*** Opening Exercise material ***

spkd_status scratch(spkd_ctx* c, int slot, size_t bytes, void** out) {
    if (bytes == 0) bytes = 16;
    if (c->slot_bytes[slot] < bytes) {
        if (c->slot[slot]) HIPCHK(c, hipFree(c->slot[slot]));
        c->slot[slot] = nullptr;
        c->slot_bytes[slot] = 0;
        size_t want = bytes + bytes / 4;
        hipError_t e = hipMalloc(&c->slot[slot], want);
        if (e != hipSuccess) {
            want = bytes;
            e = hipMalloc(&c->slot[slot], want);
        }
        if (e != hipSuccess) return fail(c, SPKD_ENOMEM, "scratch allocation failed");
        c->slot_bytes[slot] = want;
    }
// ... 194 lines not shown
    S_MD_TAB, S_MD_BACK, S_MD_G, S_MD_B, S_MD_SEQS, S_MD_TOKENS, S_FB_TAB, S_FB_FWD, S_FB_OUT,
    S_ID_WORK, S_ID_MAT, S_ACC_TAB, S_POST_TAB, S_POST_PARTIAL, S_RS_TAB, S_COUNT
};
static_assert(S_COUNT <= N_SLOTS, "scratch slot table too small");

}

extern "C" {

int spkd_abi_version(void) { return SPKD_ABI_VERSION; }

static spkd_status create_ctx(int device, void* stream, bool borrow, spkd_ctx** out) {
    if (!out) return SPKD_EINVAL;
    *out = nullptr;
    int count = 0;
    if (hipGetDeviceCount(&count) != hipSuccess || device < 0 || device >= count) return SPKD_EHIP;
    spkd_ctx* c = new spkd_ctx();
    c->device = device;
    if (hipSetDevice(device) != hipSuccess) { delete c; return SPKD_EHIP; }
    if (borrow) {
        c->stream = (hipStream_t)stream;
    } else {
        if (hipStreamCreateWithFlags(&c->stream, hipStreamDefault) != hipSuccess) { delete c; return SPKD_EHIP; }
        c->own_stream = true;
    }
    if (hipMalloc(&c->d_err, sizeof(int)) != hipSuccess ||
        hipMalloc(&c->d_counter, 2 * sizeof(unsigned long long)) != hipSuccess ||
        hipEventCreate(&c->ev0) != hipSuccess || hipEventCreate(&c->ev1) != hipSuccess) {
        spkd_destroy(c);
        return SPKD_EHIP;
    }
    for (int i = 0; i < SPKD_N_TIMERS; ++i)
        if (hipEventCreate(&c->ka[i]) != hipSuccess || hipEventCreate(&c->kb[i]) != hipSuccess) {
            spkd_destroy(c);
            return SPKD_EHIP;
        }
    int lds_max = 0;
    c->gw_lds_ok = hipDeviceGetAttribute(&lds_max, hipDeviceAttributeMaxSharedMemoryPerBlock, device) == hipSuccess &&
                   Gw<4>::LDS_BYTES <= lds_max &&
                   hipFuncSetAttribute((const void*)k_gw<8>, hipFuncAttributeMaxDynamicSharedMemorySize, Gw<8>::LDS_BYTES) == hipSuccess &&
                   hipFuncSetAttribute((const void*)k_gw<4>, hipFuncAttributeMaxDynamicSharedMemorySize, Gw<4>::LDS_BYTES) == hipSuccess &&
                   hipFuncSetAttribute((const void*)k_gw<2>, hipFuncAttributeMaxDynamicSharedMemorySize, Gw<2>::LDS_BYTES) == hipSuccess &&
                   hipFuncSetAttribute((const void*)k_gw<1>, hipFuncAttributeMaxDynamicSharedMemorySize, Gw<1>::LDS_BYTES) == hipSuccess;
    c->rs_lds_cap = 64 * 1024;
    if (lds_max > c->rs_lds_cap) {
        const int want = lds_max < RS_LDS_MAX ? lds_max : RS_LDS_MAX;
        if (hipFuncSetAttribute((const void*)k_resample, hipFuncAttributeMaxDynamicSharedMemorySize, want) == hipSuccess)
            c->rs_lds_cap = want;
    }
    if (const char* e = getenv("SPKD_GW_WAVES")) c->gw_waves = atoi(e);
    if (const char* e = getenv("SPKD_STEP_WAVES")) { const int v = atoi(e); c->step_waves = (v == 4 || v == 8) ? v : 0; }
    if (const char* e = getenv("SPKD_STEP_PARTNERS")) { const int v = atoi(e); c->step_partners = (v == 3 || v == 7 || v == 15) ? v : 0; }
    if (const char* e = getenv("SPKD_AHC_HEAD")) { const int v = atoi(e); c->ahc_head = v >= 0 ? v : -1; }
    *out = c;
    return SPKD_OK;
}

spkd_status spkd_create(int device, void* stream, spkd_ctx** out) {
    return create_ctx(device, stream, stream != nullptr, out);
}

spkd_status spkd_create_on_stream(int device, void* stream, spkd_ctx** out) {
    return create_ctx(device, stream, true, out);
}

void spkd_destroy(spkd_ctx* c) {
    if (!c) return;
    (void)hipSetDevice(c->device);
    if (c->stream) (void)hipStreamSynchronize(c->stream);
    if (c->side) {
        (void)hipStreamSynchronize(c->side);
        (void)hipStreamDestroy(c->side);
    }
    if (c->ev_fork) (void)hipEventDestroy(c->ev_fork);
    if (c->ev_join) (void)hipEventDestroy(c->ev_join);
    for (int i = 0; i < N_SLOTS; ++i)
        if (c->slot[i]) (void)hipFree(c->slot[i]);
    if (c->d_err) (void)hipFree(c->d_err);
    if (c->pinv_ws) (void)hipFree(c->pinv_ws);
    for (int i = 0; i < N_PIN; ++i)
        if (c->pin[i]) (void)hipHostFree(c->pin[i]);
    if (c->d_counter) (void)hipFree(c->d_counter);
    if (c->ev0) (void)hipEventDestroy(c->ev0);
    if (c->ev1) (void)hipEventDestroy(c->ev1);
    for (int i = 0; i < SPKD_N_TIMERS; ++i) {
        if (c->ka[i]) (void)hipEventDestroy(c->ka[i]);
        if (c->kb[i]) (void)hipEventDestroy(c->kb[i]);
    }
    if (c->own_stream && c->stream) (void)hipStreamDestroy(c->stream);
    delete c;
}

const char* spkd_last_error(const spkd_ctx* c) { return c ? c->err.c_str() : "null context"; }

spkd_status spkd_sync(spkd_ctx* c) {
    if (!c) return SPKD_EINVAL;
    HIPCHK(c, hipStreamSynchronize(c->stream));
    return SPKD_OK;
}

*** Closing Exercise material ***
*** Opening Exercise material ***

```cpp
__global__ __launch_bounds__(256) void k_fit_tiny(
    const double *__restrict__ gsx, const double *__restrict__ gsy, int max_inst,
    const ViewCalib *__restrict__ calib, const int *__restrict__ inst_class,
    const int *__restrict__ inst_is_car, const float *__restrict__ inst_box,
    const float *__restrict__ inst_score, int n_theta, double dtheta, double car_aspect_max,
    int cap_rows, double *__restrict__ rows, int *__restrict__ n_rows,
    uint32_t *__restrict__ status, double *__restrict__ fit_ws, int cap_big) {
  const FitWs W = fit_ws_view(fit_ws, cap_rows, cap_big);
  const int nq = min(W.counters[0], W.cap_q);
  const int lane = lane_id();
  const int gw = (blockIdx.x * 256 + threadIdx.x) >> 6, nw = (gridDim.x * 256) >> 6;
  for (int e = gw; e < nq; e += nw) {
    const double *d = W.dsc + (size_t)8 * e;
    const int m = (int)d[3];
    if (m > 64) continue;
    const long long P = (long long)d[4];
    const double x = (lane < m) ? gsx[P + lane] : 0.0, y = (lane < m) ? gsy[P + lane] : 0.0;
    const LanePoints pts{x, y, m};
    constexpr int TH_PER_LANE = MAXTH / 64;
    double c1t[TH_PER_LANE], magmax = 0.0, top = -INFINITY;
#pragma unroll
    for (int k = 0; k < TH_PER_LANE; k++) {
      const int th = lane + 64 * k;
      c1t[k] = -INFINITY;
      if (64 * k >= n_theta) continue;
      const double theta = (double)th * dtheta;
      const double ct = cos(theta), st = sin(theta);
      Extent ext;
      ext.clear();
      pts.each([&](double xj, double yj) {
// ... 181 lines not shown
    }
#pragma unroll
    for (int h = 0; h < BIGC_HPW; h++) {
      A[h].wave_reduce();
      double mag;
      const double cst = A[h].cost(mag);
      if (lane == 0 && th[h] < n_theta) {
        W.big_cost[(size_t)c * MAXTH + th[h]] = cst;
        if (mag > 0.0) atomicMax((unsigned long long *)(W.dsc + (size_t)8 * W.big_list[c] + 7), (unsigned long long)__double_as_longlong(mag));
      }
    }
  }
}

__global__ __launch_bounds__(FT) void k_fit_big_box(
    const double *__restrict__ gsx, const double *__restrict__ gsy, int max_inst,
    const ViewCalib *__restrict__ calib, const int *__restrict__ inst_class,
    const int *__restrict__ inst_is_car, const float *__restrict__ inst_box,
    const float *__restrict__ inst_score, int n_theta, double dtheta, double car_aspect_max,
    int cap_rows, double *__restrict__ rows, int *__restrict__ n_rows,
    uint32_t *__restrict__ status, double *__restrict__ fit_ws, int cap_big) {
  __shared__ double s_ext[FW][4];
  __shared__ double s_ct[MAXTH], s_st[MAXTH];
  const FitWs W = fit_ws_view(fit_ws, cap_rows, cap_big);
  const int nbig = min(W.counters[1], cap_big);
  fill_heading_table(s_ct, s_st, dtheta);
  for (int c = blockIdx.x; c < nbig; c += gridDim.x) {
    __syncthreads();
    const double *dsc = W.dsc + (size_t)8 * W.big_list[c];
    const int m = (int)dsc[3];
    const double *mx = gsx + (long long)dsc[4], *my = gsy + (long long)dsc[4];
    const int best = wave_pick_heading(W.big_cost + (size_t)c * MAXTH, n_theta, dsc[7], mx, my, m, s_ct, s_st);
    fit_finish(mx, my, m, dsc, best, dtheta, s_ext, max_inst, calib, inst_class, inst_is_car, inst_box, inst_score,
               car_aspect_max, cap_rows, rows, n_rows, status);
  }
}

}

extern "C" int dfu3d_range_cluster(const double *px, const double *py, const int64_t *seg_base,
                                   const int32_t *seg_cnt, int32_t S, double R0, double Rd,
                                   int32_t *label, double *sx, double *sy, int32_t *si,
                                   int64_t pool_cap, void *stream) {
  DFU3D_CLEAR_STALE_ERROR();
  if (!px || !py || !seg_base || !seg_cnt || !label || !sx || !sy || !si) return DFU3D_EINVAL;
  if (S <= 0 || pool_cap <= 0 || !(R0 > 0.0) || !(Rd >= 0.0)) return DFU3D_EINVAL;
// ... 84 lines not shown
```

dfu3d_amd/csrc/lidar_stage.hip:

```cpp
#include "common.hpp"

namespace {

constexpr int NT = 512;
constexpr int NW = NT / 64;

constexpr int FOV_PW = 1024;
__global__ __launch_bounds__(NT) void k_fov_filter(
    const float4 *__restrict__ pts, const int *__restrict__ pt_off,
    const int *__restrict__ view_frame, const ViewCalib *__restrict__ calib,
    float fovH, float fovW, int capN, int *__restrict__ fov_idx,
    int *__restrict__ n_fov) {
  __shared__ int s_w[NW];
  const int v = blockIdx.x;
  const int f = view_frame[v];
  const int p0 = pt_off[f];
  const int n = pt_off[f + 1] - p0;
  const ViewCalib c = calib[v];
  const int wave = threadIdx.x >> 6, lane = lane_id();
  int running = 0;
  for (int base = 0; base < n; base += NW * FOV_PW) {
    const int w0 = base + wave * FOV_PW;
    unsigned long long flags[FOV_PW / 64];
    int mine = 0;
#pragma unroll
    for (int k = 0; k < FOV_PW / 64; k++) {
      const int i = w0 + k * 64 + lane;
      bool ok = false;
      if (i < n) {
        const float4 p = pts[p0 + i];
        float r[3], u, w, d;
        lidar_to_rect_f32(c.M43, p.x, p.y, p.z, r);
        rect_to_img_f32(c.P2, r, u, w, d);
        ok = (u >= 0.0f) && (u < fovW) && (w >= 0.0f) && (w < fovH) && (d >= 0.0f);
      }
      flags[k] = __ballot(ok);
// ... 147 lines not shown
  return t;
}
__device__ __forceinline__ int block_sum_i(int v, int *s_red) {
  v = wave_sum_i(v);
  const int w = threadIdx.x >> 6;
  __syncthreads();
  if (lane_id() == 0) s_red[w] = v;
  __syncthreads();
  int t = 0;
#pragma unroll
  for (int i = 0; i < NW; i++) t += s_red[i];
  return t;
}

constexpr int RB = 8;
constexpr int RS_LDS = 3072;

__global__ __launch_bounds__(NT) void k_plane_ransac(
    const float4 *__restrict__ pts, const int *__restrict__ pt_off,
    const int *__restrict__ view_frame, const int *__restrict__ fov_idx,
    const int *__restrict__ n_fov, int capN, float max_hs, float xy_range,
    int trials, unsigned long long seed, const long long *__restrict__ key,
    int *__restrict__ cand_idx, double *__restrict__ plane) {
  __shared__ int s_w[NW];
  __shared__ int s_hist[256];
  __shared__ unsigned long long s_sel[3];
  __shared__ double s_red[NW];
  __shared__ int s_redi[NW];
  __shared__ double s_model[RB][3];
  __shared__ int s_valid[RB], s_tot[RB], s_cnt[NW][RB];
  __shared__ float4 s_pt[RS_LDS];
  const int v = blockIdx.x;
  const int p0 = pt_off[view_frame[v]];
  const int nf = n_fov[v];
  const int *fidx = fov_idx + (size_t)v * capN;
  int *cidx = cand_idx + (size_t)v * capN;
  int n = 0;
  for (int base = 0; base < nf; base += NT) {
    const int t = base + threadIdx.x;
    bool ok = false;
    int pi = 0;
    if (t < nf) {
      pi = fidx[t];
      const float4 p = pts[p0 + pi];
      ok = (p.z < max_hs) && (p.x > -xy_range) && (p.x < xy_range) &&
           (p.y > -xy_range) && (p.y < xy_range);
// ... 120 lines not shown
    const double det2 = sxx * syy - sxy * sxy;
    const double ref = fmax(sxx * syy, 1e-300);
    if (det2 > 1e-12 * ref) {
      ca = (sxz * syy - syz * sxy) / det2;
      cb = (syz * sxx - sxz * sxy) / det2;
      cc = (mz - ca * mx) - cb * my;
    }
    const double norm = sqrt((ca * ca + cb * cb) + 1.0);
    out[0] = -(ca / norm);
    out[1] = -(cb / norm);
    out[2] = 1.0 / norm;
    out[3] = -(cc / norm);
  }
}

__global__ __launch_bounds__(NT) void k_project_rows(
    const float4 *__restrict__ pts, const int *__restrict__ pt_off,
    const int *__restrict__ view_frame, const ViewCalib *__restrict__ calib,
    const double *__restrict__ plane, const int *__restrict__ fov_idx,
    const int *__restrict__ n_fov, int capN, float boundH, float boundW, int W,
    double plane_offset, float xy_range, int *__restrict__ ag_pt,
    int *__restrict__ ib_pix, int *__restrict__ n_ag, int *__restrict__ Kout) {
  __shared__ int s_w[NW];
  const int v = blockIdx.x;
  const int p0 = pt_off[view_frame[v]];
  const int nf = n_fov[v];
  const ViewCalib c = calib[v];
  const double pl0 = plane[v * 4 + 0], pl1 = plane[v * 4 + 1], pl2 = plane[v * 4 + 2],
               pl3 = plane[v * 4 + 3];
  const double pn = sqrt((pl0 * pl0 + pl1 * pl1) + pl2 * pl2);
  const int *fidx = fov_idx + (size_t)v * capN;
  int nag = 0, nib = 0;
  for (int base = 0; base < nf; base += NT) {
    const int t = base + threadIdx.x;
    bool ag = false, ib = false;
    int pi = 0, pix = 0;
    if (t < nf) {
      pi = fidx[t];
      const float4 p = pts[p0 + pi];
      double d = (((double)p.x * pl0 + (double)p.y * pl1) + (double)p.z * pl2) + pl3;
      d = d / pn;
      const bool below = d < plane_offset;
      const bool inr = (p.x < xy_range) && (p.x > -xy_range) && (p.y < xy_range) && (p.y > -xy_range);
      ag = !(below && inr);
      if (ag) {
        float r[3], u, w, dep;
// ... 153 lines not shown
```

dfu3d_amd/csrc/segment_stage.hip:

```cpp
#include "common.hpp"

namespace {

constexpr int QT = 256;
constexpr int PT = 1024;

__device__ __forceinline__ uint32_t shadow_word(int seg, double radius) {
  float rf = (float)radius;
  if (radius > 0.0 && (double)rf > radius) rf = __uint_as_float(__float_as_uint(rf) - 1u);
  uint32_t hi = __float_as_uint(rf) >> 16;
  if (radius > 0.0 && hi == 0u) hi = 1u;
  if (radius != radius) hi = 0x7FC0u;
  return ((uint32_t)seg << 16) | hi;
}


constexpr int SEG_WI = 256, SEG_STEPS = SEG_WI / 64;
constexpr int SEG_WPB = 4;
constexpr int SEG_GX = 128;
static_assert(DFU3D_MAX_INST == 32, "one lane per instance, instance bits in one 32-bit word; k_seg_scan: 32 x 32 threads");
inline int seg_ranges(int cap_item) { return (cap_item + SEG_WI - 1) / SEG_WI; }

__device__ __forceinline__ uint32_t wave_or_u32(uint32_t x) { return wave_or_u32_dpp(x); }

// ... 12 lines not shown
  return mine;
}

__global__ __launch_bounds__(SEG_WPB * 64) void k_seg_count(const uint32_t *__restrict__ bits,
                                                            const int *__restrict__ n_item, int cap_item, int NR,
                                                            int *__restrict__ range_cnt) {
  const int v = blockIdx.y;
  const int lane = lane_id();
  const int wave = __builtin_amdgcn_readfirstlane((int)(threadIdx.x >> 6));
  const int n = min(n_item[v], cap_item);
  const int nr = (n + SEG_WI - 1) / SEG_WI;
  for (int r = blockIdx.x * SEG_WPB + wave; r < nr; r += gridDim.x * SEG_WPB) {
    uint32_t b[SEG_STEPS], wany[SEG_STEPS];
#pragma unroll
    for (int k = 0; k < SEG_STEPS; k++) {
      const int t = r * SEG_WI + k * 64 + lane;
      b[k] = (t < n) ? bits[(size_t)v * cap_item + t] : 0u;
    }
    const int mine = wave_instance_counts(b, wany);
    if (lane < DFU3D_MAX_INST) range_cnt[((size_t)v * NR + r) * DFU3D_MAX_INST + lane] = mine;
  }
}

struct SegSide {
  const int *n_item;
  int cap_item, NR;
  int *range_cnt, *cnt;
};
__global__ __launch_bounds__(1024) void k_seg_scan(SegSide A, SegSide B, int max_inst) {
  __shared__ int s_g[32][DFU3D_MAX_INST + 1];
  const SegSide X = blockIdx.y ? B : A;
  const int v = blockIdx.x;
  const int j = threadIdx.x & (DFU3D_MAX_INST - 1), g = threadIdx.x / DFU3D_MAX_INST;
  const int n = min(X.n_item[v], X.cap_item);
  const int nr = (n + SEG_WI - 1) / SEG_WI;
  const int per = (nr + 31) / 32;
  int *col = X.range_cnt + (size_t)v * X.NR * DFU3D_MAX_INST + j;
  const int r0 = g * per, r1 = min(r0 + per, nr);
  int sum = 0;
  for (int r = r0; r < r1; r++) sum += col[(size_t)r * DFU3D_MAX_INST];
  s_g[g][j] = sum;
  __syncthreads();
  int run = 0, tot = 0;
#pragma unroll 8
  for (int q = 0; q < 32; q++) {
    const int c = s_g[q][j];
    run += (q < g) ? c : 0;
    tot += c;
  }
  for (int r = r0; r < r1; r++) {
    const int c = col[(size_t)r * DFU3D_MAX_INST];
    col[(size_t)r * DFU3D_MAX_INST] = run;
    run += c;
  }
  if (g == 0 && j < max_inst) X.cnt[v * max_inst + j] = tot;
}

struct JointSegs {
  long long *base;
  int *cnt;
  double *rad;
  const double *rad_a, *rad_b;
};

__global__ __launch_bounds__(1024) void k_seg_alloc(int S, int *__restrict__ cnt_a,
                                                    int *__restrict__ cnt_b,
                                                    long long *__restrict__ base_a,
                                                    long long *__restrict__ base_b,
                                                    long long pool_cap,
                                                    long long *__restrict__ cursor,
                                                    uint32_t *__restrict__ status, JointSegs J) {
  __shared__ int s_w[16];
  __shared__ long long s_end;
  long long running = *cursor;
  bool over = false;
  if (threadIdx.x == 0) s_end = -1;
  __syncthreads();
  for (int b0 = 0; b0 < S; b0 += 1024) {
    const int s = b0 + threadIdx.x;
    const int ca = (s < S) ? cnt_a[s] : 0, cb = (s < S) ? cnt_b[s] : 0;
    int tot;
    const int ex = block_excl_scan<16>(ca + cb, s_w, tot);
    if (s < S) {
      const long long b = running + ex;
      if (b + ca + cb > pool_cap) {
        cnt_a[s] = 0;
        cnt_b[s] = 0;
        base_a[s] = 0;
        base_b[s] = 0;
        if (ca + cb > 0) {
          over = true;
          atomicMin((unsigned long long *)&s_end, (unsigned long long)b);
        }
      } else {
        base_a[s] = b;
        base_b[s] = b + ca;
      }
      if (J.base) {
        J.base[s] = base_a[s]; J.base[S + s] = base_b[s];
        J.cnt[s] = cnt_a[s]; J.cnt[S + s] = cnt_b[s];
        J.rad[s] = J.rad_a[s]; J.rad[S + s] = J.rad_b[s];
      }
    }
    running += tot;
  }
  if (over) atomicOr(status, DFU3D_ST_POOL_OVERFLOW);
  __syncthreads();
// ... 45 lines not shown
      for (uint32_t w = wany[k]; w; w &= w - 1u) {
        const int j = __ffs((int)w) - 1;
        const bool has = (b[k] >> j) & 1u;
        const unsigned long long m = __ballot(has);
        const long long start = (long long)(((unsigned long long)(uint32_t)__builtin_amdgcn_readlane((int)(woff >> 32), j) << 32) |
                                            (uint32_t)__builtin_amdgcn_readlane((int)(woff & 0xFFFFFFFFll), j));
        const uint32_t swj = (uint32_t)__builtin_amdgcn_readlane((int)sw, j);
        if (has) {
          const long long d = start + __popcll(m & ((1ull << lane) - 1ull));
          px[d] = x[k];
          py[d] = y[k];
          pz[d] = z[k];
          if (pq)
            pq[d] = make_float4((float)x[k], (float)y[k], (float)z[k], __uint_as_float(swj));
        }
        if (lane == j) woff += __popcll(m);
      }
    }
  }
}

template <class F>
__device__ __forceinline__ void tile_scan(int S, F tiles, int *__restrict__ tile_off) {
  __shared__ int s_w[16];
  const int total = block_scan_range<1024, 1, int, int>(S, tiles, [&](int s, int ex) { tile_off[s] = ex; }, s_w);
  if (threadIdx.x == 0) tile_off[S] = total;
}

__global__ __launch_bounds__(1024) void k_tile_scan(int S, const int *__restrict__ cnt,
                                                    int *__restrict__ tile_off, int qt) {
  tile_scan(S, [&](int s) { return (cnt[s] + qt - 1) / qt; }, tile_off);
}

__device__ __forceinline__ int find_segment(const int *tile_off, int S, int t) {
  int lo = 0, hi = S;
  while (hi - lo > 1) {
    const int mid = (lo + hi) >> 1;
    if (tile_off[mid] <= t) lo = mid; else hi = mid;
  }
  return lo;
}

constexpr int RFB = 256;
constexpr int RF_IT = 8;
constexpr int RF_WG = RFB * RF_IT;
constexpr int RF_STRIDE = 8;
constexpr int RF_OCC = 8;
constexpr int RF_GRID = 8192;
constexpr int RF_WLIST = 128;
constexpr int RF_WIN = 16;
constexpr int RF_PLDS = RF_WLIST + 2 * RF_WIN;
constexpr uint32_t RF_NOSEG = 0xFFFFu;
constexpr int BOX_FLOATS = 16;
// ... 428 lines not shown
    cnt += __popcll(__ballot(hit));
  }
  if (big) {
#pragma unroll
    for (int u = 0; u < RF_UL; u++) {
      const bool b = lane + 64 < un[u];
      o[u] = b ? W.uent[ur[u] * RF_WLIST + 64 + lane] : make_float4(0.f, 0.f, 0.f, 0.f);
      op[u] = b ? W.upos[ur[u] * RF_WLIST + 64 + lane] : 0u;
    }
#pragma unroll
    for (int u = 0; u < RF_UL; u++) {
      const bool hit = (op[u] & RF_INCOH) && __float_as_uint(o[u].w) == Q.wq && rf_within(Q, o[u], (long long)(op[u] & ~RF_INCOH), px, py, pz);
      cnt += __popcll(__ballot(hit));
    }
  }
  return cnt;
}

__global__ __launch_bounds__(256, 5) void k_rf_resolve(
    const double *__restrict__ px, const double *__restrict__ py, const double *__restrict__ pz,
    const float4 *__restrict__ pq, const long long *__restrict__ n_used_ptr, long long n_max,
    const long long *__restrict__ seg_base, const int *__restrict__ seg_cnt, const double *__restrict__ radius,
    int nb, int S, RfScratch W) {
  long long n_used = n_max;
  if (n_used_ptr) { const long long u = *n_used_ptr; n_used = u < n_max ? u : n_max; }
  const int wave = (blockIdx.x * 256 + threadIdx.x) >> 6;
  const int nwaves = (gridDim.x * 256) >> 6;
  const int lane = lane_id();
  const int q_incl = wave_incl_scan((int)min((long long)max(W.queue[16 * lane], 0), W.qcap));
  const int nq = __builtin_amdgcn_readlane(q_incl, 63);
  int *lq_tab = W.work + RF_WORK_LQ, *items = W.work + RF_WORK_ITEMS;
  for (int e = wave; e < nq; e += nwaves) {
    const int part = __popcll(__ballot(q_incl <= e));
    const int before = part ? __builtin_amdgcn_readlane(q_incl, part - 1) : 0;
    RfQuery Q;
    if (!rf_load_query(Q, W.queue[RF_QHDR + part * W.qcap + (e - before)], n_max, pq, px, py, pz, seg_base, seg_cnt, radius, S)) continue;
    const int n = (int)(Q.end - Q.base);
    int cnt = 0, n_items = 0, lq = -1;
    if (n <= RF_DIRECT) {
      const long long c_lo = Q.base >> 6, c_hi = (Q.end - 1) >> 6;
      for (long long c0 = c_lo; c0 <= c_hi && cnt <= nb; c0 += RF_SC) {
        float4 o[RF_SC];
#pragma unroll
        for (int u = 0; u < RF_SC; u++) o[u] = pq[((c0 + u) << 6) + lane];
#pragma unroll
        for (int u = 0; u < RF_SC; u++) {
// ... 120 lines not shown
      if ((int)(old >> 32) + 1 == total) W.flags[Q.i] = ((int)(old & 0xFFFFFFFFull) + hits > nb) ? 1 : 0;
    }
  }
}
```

*** Closing Exercise material ***

Task instructions — Output each line of the listing above that has "delete".

Task response —
    if (hipSetDevice(device) != hipSuccess) { delete c; return SPKD_EHIP; }
        if (hipStreamCreateWithFlags(&c->stream, hipStreamDefault) != hipSuccess) { delete c; return SPKD_EHIP; }
    delete c;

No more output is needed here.